Task to complete:
Once you reach the line containing "if ((long long)E" in the entries below, write out that line and each one after it down to the line containing "n_iter) stage(a.w1p, by); FENCE();", exactly and with nothing added.

(Collected data)
--*--

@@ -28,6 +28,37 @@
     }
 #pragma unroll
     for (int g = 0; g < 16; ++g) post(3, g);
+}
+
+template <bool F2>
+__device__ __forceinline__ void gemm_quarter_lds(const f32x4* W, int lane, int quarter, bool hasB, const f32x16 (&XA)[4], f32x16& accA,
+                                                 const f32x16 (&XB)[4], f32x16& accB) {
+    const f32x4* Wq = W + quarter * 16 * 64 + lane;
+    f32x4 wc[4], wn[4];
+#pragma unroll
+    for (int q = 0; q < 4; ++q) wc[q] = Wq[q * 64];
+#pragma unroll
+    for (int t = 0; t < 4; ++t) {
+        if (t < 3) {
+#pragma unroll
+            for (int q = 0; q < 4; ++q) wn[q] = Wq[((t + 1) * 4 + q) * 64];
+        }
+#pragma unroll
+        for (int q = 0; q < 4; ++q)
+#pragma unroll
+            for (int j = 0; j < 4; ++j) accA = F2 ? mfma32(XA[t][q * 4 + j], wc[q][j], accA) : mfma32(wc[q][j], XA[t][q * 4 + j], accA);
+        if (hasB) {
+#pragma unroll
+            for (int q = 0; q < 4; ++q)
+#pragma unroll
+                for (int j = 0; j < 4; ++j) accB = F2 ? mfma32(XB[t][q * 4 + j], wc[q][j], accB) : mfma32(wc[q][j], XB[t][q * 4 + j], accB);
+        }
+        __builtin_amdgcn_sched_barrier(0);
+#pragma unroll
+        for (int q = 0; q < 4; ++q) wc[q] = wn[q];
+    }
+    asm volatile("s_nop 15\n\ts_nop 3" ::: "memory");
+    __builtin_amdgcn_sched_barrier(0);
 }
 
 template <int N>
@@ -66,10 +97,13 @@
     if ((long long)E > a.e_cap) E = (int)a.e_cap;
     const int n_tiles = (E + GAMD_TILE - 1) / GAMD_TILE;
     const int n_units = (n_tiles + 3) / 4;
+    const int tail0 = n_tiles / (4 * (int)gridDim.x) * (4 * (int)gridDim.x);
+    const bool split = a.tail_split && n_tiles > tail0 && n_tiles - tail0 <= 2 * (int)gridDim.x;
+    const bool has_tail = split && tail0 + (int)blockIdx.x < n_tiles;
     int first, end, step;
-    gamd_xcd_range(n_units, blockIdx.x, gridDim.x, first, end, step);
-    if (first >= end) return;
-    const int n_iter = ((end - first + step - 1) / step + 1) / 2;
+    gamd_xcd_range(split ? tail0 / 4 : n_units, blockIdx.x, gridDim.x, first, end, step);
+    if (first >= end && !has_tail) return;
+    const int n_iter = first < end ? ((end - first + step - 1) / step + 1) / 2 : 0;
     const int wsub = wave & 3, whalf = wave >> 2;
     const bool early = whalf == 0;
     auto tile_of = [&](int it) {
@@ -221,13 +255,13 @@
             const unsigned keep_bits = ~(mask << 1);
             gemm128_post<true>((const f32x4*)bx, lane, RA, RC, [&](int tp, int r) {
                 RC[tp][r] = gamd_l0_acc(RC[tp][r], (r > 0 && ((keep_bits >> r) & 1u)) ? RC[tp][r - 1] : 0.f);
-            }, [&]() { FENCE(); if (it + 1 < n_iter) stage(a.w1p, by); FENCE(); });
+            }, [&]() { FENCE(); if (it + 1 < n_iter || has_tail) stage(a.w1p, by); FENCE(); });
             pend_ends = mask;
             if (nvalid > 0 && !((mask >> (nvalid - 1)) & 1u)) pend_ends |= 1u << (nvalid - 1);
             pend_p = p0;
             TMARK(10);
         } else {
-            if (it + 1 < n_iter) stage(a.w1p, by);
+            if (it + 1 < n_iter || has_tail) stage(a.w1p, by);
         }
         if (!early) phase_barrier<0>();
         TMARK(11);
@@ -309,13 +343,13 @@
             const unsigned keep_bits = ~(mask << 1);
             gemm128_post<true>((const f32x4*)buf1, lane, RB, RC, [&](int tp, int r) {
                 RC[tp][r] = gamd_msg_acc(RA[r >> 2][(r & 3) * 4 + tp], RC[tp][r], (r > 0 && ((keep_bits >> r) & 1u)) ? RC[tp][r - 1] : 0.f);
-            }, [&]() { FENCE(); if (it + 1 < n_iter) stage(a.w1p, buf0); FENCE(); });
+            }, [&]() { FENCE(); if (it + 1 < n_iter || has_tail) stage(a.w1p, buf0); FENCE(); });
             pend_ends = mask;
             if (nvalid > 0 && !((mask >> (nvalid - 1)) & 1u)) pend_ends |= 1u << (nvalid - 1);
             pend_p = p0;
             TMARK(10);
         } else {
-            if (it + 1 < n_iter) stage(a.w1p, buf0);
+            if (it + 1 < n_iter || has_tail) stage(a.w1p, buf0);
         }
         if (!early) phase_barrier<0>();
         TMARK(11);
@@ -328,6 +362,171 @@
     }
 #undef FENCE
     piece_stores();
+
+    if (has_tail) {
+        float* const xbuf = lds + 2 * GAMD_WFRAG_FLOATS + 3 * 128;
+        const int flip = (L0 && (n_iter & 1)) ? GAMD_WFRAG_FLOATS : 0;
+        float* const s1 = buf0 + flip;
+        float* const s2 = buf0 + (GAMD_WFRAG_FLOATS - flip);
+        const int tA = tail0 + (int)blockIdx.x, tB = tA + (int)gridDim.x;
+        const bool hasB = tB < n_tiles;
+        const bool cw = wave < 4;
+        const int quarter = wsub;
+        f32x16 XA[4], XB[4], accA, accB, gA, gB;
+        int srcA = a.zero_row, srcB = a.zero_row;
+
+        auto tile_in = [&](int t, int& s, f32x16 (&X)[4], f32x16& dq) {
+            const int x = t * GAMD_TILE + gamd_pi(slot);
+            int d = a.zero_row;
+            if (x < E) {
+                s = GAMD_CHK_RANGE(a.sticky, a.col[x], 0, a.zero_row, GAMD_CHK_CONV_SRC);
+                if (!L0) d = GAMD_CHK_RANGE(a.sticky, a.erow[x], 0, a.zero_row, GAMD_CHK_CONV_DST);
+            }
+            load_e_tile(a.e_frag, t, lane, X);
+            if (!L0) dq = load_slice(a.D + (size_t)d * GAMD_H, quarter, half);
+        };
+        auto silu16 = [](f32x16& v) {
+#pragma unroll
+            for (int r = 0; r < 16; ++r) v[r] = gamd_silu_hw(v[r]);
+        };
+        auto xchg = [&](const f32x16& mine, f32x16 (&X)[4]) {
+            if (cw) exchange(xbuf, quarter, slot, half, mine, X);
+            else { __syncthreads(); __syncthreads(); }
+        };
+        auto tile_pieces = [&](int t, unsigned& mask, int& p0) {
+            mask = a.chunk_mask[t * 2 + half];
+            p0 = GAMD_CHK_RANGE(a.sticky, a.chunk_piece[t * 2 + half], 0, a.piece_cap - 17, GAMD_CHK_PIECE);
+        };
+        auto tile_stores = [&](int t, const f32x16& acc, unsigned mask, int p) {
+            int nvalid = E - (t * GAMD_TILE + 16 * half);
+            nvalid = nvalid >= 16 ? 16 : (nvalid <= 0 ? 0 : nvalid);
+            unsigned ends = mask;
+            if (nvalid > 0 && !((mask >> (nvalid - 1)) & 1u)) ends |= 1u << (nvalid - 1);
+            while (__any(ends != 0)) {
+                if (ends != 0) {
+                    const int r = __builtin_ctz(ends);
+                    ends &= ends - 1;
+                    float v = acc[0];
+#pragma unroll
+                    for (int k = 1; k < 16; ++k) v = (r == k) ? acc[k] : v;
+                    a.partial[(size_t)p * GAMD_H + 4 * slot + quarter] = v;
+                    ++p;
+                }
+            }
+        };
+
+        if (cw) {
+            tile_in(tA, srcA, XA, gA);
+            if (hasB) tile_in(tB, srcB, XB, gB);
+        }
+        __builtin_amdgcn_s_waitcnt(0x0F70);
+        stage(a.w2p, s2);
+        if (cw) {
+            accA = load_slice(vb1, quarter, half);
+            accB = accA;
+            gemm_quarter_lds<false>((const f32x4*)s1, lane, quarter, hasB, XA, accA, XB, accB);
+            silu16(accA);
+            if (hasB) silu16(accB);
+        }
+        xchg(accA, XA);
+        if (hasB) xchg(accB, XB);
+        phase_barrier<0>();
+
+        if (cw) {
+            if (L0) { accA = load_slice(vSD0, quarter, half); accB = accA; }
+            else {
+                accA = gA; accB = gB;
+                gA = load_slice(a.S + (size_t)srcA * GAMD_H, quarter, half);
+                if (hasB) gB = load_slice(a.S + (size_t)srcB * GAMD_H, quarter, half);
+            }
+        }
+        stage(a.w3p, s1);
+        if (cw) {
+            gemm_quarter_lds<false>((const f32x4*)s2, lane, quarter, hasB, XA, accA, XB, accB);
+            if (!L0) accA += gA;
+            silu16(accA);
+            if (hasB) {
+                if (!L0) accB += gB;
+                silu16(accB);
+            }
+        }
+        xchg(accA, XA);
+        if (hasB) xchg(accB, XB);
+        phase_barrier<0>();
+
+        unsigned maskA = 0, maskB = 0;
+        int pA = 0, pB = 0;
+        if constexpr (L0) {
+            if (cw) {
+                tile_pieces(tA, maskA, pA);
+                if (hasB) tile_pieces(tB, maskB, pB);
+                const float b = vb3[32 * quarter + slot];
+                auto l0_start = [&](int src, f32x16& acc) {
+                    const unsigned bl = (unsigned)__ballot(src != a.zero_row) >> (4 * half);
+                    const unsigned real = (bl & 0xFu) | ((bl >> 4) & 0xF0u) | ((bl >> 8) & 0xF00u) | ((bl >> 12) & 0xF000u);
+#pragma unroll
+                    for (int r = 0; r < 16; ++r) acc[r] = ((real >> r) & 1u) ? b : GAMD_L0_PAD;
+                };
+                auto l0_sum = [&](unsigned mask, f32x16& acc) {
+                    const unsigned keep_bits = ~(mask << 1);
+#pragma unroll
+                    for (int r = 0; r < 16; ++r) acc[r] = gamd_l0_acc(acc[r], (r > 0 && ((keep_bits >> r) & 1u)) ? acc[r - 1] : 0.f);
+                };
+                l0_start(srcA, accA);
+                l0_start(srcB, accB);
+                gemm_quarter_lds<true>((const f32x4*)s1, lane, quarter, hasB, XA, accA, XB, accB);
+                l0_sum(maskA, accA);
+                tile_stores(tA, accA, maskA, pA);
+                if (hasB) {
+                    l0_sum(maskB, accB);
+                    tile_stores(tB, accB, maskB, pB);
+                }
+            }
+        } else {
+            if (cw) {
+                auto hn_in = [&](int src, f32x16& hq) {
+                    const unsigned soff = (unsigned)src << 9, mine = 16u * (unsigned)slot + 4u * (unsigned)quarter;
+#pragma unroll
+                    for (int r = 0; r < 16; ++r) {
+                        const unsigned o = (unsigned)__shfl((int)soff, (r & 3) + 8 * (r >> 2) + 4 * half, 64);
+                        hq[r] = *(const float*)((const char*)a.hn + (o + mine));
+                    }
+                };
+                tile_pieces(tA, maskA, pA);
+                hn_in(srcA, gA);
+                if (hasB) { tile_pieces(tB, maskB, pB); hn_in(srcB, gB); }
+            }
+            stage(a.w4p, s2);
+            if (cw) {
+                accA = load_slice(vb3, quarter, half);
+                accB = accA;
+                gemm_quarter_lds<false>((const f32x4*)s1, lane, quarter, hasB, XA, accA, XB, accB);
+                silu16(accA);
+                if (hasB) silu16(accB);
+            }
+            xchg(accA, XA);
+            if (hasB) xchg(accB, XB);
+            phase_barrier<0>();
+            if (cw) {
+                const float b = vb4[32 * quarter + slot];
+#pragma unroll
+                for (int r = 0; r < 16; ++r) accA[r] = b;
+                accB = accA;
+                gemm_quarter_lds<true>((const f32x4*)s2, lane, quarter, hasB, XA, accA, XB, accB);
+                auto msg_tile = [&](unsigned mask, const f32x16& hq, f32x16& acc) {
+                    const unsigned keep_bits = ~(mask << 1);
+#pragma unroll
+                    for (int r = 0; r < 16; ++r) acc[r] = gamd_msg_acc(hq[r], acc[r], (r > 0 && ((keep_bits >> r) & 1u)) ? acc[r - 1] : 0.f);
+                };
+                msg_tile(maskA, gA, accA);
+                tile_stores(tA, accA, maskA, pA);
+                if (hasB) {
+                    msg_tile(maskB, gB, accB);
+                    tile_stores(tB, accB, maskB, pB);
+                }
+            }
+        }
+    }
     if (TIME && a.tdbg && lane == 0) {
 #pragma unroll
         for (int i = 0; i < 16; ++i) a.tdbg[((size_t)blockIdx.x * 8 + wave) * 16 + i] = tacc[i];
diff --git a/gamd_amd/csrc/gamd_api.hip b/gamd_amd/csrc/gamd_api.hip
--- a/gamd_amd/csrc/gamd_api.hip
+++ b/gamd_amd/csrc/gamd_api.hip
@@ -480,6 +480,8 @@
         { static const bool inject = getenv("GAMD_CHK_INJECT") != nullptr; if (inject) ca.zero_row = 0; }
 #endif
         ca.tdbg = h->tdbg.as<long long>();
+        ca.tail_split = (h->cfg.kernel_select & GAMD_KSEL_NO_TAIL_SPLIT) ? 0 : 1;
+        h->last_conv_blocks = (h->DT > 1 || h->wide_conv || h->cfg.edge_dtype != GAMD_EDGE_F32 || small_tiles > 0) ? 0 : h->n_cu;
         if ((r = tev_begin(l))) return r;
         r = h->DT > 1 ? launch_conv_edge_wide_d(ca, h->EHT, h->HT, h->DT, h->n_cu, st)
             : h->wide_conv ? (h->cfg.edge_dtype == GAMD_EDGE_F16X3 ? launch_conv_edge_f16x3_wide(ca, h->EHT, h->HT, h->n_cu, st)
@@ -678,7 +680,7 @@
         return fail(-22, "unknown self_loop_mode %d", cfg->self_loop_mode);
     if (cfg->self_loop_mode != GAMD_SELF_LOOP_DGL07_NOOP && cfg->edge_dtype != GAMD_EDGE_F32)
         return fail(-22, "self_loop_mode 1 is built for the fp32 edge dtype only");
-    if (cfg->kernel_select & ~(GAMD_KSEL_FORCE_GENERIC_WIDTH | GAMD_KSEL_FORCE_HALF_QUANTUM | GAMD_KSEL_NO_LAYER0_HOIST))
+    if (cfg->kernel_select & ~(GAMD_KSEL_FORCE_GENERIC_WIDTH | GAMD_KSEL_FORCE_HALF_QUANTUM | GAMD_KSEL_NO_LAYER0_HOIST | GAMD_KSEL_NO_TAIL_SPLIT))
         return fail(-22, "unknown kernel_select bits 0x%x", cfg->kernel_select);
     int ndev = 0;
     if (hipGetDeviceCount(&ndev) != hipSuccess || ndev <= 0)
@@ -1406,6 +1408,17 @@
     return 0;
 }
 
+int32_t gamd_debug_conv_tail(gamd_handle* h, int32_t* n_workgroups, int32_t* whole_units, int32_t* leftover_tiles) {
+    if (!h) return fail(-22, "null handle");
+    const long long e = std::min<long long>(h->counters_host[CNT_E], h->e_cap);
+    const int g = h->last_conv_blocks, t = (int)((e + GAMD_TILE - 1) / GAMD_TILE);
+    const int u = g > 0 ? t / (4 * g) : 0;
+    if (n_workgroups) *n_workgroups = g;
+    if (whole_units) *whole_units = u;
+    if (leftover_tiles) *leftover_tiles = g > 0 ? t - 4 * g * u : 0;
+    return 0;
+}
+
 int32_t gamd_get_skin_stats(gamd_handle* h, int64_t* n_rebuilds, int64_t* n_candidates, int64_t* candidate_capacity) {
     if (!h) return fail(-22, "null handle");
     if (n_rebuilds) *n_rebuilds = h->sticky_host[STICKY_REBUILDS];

--*--

Answer to this exercise:
     if ((long long)E > a.e_cap) E = (int)a.e_cap;
     const int n_tiles = (E + GAMD_TILE - 1) / GAMD_TILE;
     const int n_units = (n_tiles + 3) / 4;
+    const int tail0 = n_tiles / (4 * (int)gridDim.x) * (4 * (int)gridDim.x);
+    const bool split = a.tail_split && n_tiles > tail0 && n_tiles - tail0 <= 2 * (int)gridDim.x;
+    const bool has_tail = split && tail0 + (int)blockIdx.x < n_tiles;
     int first, end, step;
-    gamd_xcd_range(n_units, blockIdx.x, gridDim.x, first, end, step);
-    if (first >= end) return;
-    const int n_iter = ((end - first + step - 1) / step + 1) / 2;
+    gamd_xcd_range(split ? tail0 / 4 : n_units, blockIdx.x, gridDim.x, first, end, step);
+    if (first >= end && !has_tail) return;
+    const int n_iter = first < end ? ((end - first + step - 1) / step + 1) / 2 : 0;
     const int wsub = wave & 3, whalf = wave >> 2;
     const bool early = whalf == 0;
     auto tile_of = [&](int it) {
@@ -221,13 +255,13 @@
             const unsigned keep_bits = ~(mask << 1);
             gemm128_post<true>((const f32x4*)bx, lane, RA, RC, [&](int tp, int r) {
                 RC[tp][r] = gamd_l0_acc(RC[tp][r], (r > 0 && ((keep_bits >> r) & 1u)) ? RC[tp][r - 1] : 0.f);
-            }, [&]() { FENCE(); if (it + 1 < n_iter) stage(a.w1p, by); FENCE(); });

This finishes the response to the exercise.